Start of Block

+int launch_mask(const NmsWs& ws, int32_t num_segments, float threshold, hipStream_t s) {
+    hipLaunchKernelGGL(nms_mask_kernel, dim3(ws.nb * (ws.nb + 1) / 2, num_segments), dim3(64), 0, s, ws, threshold);
+    return mrcnn::check_launch("nms_mask_kernel");
 }
 
 }
@@ -508,3 +607,62 @@
     return launch<4096, 1024>(dets, num_segments, n_max, seg_stride, row_stride, col_stride,
                               seg_counts, class_ids, threshold, keep_out, counts_out, s);
 }
+
+constexpr int64_t NMS_MAX_FUSED = 1024;
+
+size_t mrcnn::nms_scan_view(int32_t num_segments, int64_t n_max, void* workspace, mrcnn::NmsScanView* view) {
+    NmsWs ws;
+    const size_t bytes = ws_layout(num_segments, n_max, workspace, &ws);
+    if (view) {
+        view->idx = ws.idx;
+        view->col = ws.col;
+        view->np = ws.np;
+        view->nb = ws.nb;
+    }
+    return bytes;
+}
+
+extern "C" int mrcnn_proposal_decode_nms_mask_f32(const float* anchors, const float* deltas, const int64_t* order,
+                                                  const float* top_scores, const int32_t* seg_counts, int32_t batch,
+                                                  int32_t num_anchors, int32_t k, const float std_dev[4],
+                                                  float image_height, float image_width, float threshold, float* dets,
+                                                  void* workspace, size_t workspace_bytes, mrcnn_stream_t stream) {
+    MRCNN_REQUIRE(anchors && deltas && order && top_scores && std_dev && dets && workspace,
+                  "proposal_decode_nms_mask: null pointer");
+    MRCNN_REQUIRE(batch >= 1 && num_anchors >= 1, "proposal_decode_nms_mask: bad sizes");
+    MRCNN_REQUIRE(k >= 1 && k <= NMS_MAX_FUSED, "proposal_decode_nms_mask: k=%d outside [1, %lld]", k,
+                  (long long)NMS_MAX_FUSED);
+    MRCNN_REQUIRE(workspace_bytes >= mrcnn_nms_workspace_bytes(batch, k),
+                  "proposal_decode_nms_mask: workspace too small (%zu < %zu bytes)", workspace_bytes,
+                  mrcnn_nms_workspace_bytes(batch, k));
+    MRCNN_REQUIRE((reinterpret_cast<uintptr_t>(workspace) & 15) == 0, "proposal_decode_nms_mask: workspace must be 16-byte aligned");
+    hipStream_t s = mrcnn::as_stream(stream);
+    NmsWs ws;
+    ws_layout(batch, k, workspace, &ws);
+    hipLaunchKernelGGL(proposal_decode_order_kernel, dim3(batch), dim3(1024), 0, s, anchors, deltas, order, top_scores,
+                       seg_counts, num_anchors, k, std_dev[0], std_dev[1], std_dev[2], std_dev[3], image_height,
+                       image_width, dets, ws);
+    if (int rc = mrcnn::check_launch("proposal_decode_order_kernel")) return rc;
+    return launch_mask(ws, batch, threshold, s);
+}
+
+extern "C" int mrcnn_nms_order_mask_f32(const float* dets, int32_t num_segments, int64_t n_max, int64_t seg_stride,
+                                        int64_t row_stride, int64_t col_stride, const int32_t* seg_counts,
+                                        const int32_t* class_ids, float threshold, void* workspace,
+                                        size_t workspace_bytes, mrcnn_stream_t stream) {
+    MRCNN_REQUIRE(dets && workspace, "nms_order_mask: null pointer");
+    MRCNN_REQUIRE(num_segments >= 1, "nms_order_mask: num_segments=%d must be >= 1", num_segments);
+    MRCNN_REQUIRE(n_max >= 1 && n_max <= NMS_MAX_FUSED, "nms_order_mask: n_max=%lld outside [1, %lld]", (long long)n_max,
+                  (long long)NMS_MAX_FUSED);
+    MRCNN_REQUIRE(workspace_bytes >= mrcnn_nms_workspace_bytes(num_segments, n_max),
+                  "nms_order_mask: workspace too small (%zu < %zu bytes)", workspace_bytes,
+                  mrcnn_nms_workspace_bytes(num_segments, n_max));
+    MRCNN_REQUIRE((reinterpret_cast<uintptr_t>(workspace) & 15) == 0, "nms_order_mask: workspace must be 16-byte aligned");
+    hipStream_t s = mrcnn::as_stream(stream);
+    NmsWs ws;
+    ws_layout(num_segments, n_max, workspace, &ws);
+    if (int rc = launch_sort<1024, 1024>(dets, num_segments, n_max, seg_stride, row_stride, col_stride, seg_counts,
+                                         class_ids, ws, s))
+        return rc;
+    return launch_mask(ws, num_segments, threshold, s);
+}
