diff --git a/seamless-through-breaking-rethinking-image-stitching-for-optimal-alignment_amd/build.py b/seamless-through-breaking-rethinking-image-stitching-for-optimal-alignment_amd/build.py
--- a/seamless-through-breaking-rethinking-image-stitching-for-optimal-alignment_amd/build.py
+++ b/seamless-through-breaking-rethinking-image-stitching-for-optimal-alignment_amd/build.py
@@ -33,7 +33,7 @@
 
 
 def build(force=False, verbose=False):
-    hdrs = [os.path.join(CSRC, "common.h"), os.path.join(CSRC, "gemm_common.h"), os.path.join(CSRC, "gemm_split3.h"), os.path.join(CSRC, "mlp_split3.h"), os.path.join(CSRC, "tps_solve.h"), os.path.join(CSRC, "jpeg_dec_core.h"), os.path.join(CSRC, "jpeg_tables.h"), os.path.join(CSRC, "jpeg_huff_core.h"), os.path.join(CSRC, "jpeg_scan.h"), os.path.join(CSRC, "jpeg_rst_core.h"), os.path.join(CSRC, "features_common.h"), os.path.join(HERE, "..", "include", "stitch_gfx950.h")]
+    hdrs = [os.path.join(CSRC, "common.h"), os.path.join(CSRC, "gemm_common.h"), os.path.join(CSRC, "gemm_split3.h"), os.path.join(CSRC, "mlp_split3.h"), os.path.join(CSRC, "attn_small.h"),os.path.join(CSRC, "tps_solve.h"), os.path.join(CSRC, "jpeg_dec_core.h"), os.path.join(CSRC, "jpeg_tables.h"), os.path.join(CSRC, "jpeg_huff_core.h"), os.path.join(CSRC, "jpeg_scan.h"), os.path.join(CSRC, "jpeg_rst_core.h"), os.path.join(CSRC, "features_common.h"), os.path.join(HERE, "..", "include", "stitch_gfx950.h")]
     objs, jobs = [], []
     os.makedirs(os.path.join(CSRC, "_obj"), exist_ok=True)
     for src in SOURCES:
diff --git a/seamless-through-breaking-rethinking-image-stitching-for-optimal-alignment_amd/csrc/attn_small.h b/seamless-through-breaking-rethinking-image-stitching-for-optimal-alignment_amd/csrc/attn_small.h
--- /dev/null
+++ b/seamless-through-breaking-rethinking-image-stitching-for-optimal-alignment_amd/csrc/attn_small.h
@@ -0,0 +1,40 @@
+#pragma once
+
+template <int D, class KF, class VF>
+__device__ __forceinline__ void st_attn_small_row(const float (&q)[D], const float scale, const int Nk, KF kf, VF vf, float (&o)[D]) {
+    float qr[D], acc[D];
+#pragma unroll
+    for (int e = 0; e < D; ++e) qr[e] = q[e] * scale;
+    float mx = -INFINITY;
+    for (int j = 0; j < Nk; ++j) {
+        float s = 0.f;
+#pragma unroll
+        for (int e = 0; e < D; e += 4) {
+            const float4 t = kf(j, e);
+            s = fmaf(qr[e], t.x, s); s = fmaf(qr[e + 1], t.y, s); s = fmaf(qr[e + 2], t.z, s); s = fmaf(qr[e + 3], t.w, s);
+        }
+        mx = fmaxf(mx, s);
+    }
+#pragma unroll
+    for (int e = 0; e < D; ++e) acc[e] = 0.f;
+    float sum = 0.f;
+    for (int j = 0; j < Nk; ++j) {
+        float s = 0.f;
+#pragma unroll
+        for (int e = 0; e < D; e += 4) {
+            const float4 t = kf(j, e);
+            s = fmaf(qr[e], t.x, s); s = fmaf(qr[e + 1], t.y, s); s = fmaf(qr[e + 2], t.z, s); s = fmaf(qr[e + 3], t.w, s);
+        }
+        const float p = __expf(s - mx);
+        sum += p;
+#pragma unroll
+        for (int e = 0; e < D; e += 4) {
+            const float4 t = vf(j, e);
+            acc[e] = fmaf(p, t.x, acc[e]); acc[e + 1] = fmaf(p, t.y, acc[e + 1]);
+            acc[e + 2] = fmaf(p, t.z, acc[e + 2]); acc[e + 3] = fmaf(p, t.w, acc[e + 3]);
+        }
+    }
+    const float inv = 1.0f / sum;
+#pragma unroll
+    for (int e = 0; e < D; ++e) o[e] = acc[e] * inv;
+}
diff --git a/seamless-through-breaking-rethinking-image-stitching-for-optimal-alignment_amd/csrc/gemm_rows.hip b/seamless-through-breaking-rethinking-image-stitching-for-optimal-alignment_amd/csrc/gemm_rows.hip
--- a/seamless-through-breaking-rethinking-image-stitching-for-optimal-alignment_amd/csrc/gemm_rows.hip
+++ b/seamless-through-breaking-rethinking-image-stitching-for-optimal-alignment_amd/csrc/gemm_rows.hip
@@ -502,6 +502,36 @@
     return ST_OK;
 }
 
+extern "C" int st_latent_self_attn_split3_image_bytes(int64_t* bytes) {
+    if (!bytes) return ST_EINVAL;
+    *bytes = LA3_IMAGE_B;
+    return ST_OK;
+}
+extern "C" int st_latent_self_attn_split3_pack(const float* w, const float* b, void* image, int64_t image_bytes, void* stream) {
+    if (!w || !image || ((uintptr_t)image & 15) || image_bytes != LA3_IMAGE_B) return ST_EINVAL;
+    hipLaunchKernelGGL(latent_self_attn_split3_pack_kernel, dim3(3, LA3_STEPS), dim3(256), 0, (hipStream_t)stream, w, b, (unsigned char*)image);
+    ST_CHECK_LAUNCH();
+    return ST_OK;
+}
+extern "C" int st_latent_self_attn_split3(const float* a, int32_t lda, float* out, int32_t ldo, int32_t M, int32_t ln, float ln_eps, float scale,
+                                          const void* image, int64_t image_bytes, void* stream) {
+    if (!a || !out || !image || M <= 0 || (M & 7) || lda < 128 || ldo < 128 || (lda & 3) || (ldo & 3) || a == out) return ST_EINVAL;
+    if ((((uintptr_t)a | (uintptr_t)out | (uintptr_t)image) & 15) || (int64_t)M * (lda > ldo ? lda : ldo) >= ((int64_t)1 << 40)) return ST_EINVAL;
+    if (image_bytes != LA3_IMAGE_B) return ST_EINVAL;
+    const int nblk = (M + 31) / 32;
+    int G = (nblk + 3) / 4;
+    if (G > 512) G = 512;
+    const size_t lds = (size_t)LA3_LDS_B;
+    (void)hipFuncSetAttribute((const void*)latent_self_attn_split3_kernel, hipFuncAttributeMaxDynamicSharedMemorySize, (int)lds);
+    st_gemm_desc od;
+    const bool obs = row_launch_begin(od, 12, 42, stream, a, lda, out, ldo, image, M, 384, 1);
+    hipLaunchKernelGGL(latent_self_attn_split3_kernel, dim3(G), dim3(256), lds, (hipStream_t)stream, a, (int)lda, out, (int)ldo, (int)M, (int)ln, ln_eps,
+                       scale, (const unsigned char*)image);
+    if (obs) st_observe(&od, stream, 1);
+    ST_CHECK_LAUNCH();
+    return ST_OK;
+}
+
 extern "C" int st_pe_tail_split3_image_bytes(int64_t* bytes) {
     if (!bytes) return ST_EINVAL;
     *bytes = PT3_IMAGE_B;
diff --git a/seamless-through-breaking-rethinking-image-stitching-for-optimal-alignment_amd/csrc/mlp_split3.h b/seamless-through-breaking-rethinking-image-stitching-for-optimal-alignment_amd/csrc/mlp_split3.h
--- a/seamless-through-breaking-rethinking-image-stitching-for-optimal-alignment_amd/csrc/mlp_split3.h
+++ b/seamless-through-breaking-rethinking-image-stitching-for-optimal-alignment_amd/csrc/mlp_split3.h
@@ -1,5 +1,6 @@
 #pragma once
 #include "gemm_common.h"
+#include "attn_small.h"
 
 #define MS3_W1_B 24576
 #define MS3_W2_B 24576
@@ -491,6 +492,185 @@
     }
 }
 
+#define LA3_STAGE_B MS3_W1_B
+#define LA3_STEPS 12
+#define LA3_BIAS_OFF (LA3_STEPS * LA3_STAGE_B)
+#define LA3_IMAGE_B (LA3_BIAS_OFF + 384 * 4)
+#define LA3_SLAB_B 8192
+#define LA3_LDS_B (2 * LA3_STAGE_B + 4 * LA3_SLAB_B)
+
+__global__ __launch_bounds__(256) void latent_self_attn_split3_pack_kernel(const float* __restrict__ w, const float* __restrict__ b, unsigned char* __restrict__ image) {
+    const int s = blockIdx.y, t = threadIdx.x;
+    const int f0 = (s % 3) * 128 + (s / 3) * 32;
+    if (blockIdx.x < 2) {
+        const int idx = blockIdx.x * 256 + t, r = idx >> 4, sl = idx & 15, ks = sl >> 1, lh = sl & 1;
+        const int feat = 16 * ((r >> 2) & 1) + 4 * (r >> 3) + (r & 3);
+        const float* W = w + (size_t)(f0 + feat) * 128;
+        bf16x8 h, m, l;
+#pragma unroll
+        for (int e = 0; e < 8; ++e) {
+            __bf16 a0, a1, a2;
+            st_split3(W[16 * ks + 8 * (e >> 2) + 4 * lh + (e & 3)], a0, a1, a2);
+            h[e] = a0; m[e] = a1; l[e] = a2;
+        }
+        unsigned char* o = image + (size_t)s * LA3_STAGE_B + r * 256 + ((sl ^ (r & 15)) << 4);
+        *reinterpret_cast<bf16x8*>(o) = h;
+        *reinterpret_cast<bf16x8*>(o + 8192) = m;
+        *reinterpret_cast<bf16x8*>(o + 16384) = l;
+    } else if (t < 32) {
+        reinterpret_cast<float*>(image + LA3_BIAS_OFF)[32 * s + t] = b ? b[f0 + t] : 0.f;
+    }
+}
+
+__global__ __launch_bounds__(256, 2) void latent_self_attn_split3_kernel(const float* __restrict__ a, const int lda, float* __restrict__ out, const int ldo, const int M,
+                                                                         const int ln, const float ln_eps, const float scale, const unsigned char* __restrict__ image) {
+    extern __shared__ __attribute__((aligned(1024))) unsigned char sm3[];
+    const int tid = threadIdx.x, lane = tid & 63, wave = __builtin_amdgcn_readfirstlane(tid >> 6);
+    const int li = lane & 31, lh = lane >> 5;
+    const int nblk = (M + 31) >> 5;
+    const int G = (int)gridDim.x;
+    const int blk0 = (int)blockIdx.x * 4;
+    const int rounds = blk0 < nblk ? (nblk - blk0 + G * 4 - 1) / (G * 4) : 0;
+    const int total = rounds * LA3_STEPS;
+    if (total == 0) return;
+    const unsigned lds0 = (unsigned)(size_t)(__attribute__((address_space(3))) unsigned char*)sm3;
+    const i32x4 rsd = make_rsrc(image, (unsigned)LA3_BIAS_OFF);
+    const unsigned vlin = (unsigned)lane << 4;
+    int s_dma = 0, g_dma = 0, q_dma = 0;
+#pragma clang diagnostic push
+#pragma clang diagnostic ignored "-Winline-asm"
+    auto dma_step = [&]() {
+        const unsigned dst = lds0 + (unsigned)(g_dma * LA3_STAGE_B), src = (unsigned)(s_dma * LA3_STAGE_B), o = (unsigned)wave * 6144u;
+        asm volatile("s_mov_b32 m0, %0\n\ts_nop 0\n\t"
+                     "buffer_load_dwordx4 %1, %2, %3 offen lds\n\t"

End of Block

• _EXERCISE DETAILS_: Within the records above, count each line holding "blockIdx". Write down only the number.

• _RESULT OF THIS EXERCISE_: 4